THE TASK> Give the number of lines below with "half" in them, leaving out anything else.

(Saved data entries)
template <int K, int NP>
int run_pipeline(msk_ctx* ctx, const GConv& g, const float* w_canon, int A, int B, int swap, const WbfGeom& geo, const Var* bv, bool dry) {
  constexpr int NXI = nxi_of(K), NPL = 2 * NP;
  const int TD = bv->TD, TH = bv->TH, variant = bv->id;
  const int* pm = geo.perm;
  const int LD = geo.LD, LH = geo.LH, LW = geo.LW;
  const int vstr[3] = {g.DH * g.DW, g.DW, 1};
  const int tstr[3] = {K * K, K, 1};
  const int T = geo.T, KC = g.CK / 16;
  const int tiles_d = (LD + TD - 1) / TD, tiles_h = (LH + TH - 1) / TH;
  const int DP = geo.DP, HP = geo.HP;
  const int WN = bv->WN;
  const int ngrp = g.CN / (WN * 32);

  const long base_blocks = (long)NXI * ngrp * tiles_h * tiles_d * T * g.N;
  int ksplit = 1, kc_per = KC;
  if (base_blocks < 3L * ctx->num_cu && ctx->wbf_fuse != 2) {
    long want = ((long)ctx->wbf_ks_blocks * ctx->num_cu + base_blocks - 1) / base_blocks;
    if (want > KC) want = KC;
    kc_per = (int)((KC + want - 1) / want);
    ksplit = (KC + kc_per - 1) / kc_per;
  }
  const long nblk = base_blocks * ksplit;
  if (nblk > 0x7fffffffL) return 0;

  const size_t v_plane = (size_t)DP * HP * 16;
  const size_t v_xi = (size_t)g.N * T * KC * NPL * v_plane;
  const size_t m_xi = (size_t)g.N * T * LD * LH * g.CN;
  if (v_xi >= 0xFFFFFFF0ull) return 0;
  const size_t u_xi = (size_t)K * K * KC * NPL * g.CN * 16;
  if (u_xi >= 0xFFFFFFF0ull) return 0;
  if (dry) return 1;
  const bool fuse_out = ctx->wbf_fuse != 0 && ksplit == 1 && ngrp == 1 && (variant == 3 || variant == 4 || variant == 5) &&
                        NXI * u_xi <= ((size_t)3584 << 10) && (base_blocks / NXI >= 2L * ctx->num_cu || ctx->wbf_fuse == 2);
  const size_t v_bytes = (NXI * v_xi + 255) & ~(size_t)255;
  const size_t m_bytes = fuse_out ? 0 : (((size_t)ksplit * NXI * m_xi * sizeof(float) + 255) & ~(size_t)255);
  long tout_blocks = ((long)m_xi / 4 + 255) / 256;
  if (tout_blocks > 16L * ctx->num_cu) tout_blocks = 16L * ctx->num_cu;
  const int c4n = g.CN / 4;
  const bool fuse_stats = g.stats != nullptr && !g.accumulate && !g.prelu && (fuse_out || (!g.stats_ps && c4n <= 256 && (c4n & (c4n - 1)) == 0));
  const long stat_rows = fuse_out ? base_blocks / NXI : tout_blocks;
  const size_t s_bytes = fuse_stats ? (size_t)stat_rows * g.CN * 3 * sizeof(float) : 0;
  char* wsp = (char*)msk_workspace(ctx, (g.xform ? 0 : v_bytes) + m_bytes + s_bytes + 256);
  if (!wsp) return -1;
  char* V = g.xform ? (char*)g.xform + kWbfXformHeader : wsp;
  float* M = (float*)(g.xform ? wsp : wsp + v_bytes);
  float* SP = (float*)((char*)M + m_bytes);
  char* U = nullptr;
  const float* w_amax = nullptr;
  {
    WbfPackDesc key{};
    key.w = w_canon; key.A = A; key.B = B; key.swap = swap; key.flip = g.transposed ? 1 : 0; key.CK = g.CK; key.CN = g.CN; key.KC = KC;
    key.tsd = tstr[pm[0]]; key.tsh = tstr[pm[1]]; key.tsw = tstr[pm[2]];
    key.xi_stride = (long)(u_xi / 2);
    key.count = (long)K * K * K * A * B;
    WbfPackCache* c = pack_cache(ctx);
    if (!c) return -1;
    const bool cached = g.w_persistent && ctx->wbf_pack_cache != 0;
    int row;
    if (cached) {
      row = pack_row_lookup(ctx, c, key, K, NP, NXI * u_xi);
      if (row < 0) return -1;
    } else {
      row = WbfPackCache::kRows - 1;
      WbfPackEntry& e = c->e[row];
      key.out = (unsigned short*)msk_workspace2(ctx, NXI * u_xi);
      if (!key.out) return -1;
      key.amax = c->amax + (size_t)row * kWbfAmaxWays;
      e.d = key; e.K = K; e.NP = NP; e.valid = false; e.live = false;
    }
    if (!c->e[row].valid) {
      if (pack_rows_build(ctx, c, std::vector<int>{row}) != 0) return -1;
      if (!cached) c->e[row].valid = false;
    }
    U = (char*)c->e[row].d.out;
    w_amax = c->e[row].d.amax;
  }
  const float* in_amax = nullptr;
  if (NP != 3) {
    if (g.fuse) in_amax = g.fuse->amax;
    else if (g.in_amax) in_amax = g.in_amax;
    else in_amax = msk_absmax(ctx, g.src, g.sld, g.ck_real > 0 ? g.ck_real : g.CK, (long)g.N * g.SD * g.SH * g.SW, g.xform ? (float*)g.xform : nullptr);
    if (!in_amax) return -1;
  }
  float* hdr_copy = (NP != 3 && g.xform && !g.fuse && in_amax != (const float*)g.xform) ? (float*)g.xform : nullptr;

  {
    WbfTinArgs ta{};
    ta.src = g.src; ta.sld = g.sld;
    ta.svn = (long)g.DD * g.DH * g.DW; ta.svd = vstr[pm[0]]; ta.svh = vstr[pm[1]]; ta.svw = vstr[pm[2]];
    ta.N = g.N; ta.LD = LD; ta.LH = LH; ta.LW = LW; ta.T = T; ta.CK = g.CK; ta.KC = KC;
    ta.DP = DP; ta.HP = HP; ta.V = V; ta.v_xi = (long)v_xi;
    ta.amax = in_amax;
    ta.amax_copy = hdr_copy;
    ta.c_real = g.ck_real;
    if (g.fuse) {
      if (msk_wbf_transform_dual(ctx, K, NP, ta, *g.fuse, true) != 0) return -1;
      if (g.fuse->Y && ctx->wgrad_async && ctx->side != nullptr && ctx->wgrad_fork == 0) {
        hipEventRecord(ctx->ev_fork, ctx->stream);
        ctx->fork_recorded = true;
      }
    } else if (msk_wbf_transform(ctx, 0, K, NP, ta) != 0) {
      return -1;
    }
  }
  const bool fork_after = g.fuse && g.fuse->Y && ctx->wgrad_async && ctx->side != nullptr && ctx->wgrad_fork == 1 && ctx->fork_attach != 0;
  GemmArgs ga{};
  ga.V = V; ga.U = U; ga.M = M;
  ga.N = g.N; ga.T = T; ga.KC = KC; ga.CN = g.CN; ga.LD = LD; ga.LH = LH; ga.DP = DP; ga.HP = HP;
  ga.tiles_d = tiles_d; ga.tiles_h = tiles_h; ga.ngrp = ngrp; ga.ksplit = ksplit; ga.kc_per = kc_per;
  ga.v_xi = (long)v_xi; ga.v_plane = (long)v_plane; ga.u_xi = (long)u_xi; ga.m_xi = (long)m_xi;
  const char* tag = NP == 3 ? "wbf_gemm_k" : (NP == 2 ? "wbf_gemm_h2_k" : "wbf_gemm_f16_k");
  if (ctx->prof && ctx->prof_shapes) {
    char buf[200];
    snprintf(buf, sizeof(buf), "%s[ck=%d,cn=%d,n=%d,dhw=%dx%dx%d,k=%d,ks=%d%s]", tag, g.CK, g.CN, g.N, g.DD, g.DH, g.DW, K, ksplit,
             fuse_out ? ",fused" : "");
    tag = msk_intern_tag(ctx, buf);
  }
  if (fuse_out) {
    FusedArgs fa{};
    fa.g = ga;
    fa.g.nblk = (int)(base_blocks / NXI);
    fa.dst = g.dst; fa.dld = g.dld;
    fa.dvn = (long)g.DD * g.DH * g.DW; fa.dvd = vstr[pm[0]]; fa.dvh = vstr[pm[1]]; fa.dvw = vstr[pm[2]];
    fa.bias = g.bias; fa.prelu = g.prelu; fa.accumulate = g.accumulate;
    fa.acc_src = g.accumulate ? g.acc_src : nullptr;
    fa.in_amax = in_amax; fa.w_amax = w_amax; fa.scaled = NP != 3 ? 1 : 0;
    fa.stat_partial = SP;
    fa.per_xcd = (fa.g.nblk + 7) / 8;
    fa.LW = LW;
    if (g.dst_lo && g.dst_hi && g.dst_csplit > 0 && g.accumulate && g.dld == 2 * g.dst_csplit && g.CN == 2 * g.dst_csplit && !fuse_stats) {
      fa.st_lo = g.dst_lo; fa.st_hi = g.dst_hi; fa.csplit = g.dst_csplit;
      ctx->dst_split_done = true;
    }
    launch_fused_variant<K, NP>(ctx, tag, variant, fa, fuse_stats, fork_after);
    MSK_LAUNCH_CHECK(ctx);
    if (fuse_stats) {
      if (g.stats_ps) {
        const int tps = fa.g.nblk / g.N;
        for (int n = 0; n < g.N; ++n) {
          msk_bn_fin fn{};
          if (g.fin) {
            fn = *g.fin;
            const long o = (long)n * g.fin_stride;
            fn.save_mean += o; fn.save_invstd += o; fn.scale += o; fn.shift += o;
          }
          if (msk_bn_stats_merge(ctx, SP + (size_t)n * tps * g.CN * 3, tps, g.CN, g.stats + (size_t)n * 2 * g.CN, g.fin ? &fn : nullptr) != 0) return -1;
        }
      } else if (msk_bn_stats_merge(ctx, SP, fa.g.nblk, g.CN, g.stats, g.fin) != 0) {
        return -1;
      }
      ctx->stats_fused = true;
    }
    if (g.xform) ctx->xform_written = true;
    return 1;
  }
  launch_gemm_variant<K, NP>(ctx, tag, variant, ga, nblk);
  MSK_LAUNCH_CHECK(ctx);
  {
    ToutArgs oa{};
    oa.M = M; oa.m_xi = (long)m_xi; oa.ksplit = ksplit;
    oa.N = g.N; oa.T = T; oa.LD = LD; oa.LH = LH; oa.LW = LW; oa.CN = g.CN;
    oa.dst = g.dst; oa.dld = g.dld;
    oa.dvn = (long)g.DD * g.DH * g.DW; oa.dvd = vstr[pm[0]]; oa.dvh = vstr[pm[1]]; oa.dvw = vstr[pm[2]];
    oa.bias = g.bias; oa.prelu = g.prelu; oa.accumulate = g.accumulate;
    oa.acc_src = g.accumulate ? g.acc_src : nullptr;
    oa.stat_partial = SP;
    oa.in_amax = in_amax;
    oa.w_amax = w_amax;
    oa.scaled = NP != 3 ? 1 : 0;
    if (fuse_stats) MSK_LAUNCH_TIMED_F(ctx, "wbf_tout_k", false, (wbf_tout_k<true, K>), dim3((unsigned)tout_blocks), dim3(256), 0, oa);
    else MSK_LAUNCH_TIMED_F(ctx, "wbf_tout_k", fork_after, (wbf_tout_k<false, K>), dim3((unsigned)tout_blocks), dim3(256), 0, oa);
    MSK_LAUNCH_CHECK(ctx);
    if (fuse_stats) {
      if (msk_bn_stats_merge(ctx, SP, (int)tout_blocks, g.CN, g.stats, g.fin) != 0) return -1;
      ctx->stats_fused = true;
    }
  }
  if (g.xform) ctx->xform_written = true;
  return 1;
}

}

* * *

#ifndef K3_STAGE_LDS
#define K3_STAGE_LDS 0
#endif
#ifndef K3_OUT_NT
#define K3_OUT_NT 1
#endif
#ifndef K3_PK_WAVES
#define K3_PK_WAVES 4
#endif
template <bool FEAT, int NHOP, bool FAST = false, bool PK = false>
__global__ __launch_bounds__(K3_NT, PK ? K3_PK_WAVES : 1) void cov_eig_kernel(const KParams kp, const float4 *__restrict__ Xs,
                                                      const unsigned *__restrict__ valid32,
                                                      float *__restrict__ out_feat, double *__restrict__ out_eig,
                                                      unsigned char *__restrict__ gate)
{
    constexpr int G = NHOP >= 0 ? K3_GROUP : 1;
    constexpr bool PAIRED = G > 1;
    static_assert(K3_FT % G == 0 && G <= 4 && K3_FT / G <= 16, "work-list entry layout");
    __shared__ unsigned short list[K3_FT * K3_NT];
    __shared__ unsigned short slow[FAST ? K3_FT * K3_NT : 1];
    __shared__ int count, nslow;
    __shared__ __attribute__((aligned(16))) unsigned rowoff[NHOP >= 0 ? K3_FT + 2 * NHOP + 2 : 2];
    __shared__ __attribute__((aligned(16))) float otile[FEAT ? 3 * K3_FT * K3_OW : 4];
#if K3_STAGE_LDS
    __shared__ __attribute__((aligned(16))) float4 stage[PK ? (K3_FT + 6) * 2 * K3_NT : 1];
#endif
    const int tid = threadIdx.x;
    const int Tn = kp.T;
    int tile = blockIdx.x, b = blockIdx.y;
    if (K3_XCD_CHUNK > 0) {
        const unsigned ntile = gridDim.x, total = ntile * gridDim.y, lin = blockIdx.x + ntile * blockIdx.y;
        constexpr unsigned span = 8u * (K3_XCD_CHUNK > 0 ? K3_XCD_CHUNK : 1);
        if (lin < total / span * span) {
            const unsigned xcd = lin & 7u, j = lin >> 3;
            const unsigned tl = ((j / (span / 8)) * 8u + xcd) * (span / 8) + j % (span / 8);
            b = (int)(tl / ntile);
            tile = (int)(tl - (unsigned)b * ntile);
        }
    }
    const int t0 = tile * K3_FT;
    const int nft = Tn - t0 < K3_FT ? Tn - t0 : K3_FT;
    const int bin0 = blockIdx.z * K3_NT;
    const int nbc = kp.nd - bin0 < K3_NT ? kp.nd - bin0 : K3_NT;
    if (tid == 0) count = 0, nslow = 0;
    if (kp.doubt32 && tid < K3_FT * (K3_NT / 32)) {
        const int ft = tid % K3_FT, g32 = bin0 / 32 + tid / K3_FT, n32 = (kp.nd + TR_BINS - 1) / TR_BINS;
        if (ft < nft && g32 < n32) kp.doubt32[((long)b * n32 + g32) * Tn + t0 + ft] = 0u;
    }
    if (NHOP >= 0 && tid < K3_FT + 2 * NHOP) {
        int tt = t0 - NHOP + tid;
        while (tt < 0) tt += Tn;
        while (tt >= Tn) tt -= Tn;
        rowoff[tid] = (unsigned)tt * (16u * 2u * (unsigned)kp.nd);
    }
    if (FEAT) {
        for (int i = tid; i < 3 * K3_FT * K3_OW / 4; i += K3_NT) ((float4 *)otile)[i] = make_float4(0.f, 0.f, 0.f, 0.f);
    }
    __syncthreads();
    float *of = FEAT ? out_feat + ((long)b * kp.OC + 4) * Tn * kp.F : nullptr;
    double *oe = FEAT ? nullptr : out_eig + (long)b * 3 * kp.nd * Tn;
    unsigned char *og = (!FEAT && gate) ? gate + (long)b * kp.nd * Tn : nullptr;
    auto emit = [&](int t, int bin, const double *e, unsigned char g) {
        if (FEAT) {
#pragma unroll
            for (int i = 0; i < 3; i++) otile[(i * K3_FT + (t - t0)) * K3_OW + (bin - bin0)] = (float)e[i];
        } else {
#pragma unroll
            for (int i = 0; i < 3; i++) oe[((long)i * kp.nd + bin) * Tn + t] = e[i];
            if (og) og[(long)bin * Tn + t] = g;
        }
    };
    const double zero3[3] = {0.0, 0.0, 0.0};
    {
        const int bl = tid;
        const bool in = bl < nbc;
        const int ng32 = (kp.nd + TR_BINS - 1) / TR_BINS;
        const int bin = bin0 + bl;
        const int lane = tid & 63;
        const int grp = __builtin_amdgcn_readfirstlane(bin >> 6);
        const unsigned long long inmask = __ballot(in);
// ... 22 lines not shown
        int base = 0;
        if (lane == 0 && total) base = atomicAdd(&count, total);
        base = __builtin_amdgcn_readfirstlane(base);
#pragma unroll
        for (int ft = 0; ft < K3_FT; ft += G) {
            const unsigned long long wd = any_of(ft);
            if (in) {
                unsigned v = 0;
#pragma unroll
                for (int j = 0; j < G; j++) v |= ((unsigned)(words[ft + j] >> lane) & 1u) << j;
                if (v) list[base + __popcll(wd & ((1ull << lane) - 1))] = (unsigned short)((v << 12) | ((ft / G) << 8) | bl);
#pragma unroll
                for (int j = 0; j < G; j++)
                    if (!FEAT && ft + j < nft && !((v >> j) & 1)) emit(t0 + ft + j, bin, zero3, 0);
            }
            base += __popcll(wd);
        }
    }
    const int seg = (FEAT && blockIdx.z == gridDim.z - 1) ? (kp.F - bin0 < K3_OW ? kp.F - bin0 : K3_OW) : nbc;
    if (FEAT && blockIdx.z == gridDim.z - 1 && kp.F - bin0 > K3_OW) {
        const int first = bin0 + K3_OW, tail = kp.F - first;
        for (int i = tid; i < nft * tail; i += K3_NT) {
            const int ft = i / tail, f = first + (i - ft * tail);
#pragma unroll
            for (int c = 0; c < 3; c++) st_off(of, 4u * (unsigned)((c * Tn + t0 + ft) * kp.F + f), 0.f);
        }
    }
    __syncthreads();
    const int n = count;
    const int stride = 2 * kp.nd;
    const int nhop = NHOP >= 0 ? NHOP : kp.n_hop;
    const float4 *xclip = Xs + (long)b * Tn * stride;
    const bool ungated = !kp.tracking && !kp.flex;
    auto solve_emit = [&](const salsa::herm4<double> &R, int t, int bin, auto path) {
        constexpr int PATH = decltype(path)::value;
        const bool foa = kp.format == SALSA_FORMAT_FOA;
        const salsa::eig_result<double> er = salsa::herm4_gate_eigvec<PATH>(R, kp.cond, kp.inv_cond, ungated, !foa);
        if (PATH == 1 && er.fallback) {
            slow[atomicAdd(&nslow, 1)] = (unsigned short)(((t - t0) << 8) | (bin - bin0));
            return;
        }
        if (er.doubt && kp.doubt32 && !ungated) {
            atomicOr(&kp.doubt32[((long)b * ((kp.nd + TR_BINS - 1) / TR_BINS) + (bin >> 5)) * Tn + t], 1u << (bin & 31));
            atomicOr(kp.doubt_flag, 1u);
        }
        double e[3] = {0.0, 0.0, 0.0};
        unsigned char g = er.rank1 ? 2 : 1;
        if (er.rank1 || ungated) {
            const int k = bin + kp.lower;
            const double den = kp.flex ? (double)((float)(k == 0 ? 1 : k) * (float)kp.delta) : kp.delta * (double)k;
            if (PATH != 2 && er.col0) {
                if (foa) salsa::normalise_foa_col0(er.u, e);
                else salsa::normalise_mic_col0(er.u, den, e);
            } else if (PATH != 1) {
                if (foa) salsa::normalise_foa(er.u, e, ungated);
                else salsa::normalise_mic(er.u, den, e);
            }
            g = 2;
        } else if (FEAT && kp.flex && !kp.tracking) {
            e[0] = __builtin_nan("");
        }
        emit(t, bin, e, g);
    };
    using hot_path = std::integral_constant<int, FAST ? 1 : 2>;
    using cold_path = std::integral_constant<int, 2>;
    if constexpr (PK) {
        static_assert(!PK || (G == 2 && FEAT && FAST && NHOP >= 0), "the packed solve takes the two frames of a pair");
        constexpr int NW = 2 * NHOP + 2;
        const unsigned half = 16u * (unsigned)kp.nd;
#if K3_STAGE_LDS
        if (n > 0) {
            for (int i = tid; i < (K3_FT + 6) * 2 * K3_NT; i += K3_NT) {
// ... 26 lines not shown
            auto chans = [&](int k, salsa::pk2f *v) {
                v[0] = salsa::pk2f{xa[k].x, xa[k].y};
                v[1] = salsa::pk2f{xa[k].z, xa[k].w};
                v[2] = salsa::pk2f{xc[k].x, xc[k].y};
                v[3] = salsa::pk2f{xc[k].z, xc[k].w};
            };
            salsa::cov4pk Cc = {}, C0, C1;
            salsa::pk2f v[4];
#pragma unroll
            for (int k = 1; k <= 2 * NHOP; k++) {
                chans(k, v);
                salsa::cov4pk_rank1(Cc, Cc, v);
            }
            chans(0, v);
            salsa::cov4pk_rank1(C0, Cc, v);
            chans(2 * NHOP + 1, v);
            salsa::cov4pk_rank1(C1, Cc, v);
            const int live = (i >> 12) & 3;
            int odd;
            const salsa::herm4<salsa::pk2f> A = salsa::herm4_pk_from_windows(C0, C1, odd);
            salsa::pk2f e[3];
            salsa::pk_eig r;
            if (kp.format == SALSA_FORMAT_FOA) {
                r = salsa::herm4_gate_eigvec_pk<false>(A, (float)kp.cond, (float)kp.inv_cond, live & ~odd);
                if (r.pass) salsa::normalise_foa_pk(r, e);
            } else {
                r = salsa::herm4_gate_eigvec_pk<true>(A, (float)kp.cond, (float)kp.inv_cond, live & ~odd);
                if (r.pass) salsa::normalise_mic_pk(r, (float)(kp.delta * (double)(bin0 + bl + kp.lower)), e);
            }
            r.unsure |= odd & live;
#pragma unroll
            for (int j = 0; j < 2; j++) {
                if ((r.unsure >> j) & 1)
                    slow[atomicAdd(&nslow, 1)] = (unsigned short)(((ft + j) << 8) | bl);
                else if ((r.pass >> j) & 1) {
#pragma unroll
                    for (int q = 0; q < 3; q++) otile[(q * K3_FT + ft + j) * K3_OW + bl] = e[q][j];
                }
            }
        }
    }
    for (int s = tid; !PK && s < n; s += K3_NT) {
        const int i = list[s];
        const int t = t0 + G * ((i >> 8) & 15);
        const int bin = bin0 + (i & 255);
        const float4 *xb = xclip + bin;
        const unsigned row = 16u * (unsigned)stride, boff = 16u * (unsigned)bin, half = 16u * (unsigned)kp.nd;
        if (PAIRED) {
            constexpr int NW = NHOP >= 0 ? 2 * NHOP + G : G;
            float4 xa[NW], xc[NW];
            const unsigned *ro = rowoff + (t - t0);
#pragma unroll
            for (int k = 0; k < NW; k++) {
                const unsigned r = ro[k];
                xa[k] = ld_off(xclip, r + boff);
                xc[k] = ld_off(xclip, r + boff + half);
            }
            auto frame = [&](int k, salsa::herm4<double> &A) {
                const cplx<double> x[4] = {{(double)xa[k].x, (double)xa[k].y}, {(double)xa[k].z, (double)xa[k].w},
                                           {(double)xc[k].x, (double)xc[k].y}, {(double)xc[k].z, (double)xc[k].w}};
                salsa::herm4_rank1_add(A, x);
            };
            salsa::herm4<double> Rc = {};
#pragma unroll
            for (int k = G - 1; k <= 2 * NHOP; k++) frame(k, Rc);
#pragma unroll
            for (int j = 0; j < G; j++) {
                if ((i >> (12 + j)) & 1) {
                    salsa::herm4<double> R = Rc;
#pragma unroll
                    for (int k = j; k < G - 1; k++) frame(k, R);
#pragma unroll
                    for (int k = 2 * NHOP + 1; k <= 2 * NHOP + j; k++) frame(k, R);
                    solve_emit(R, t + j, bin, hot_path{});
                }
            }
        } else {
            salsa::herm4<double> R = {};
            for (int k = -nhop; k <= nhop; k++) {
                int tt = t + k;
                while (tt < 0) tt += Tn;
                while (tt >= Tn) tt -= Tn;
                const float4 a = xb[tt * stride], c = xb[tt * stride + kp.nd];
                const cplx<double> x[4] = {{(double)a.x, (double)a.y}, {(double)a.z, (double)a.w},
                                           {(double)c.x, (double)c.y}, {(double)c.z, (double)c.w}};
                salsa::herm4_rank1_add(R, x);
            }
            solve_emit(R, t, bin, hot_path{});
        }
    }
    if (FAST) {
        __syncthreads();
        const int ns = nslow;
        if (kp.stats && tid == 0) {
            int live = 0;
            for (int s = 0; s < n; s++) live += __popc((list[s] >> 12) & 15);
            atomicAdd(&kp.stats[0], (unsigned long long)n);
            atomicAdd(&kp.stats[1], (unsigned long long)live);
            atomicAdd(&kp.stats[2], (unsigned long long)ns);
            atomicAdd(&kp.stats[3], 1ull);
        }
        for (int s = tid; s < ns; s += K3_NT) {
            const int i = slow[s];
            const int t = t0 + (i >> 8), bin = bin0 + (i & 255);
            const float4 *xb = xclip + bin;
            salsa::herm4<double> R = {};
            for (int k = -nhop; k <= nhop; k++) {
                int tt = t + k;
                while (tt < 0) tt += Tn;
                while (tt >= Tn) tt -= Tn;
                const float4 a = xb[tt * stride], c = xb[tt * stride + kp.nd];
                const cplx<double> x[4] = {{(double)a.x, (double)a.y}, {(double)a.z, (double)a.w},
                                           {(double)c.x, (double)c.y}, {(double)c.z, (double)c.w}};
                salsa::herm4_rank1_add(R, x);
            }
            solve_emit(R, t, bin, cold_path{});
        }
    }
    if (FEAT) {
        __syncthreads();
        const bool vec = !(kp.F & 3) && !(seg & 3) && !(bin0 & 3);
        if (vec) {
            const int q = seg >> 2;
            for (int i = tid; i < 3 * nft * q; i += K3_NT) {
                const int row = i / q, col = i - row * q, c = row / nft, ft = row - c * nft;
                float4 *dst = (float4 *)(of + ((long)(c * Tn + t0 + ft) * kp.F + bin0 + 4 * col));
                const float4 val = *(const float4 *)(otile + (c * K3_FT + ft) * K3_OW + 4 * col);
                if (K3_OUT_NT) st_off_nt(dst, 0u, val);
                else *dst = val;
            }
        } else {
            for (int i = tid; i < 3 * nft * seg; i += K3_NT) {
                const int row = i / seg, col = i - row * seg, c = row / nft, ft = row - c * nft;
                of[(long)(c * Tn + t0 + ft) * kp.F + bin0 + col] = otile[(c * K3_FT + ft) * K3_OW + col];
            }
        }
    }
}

WRITTEN RESPONSE> 3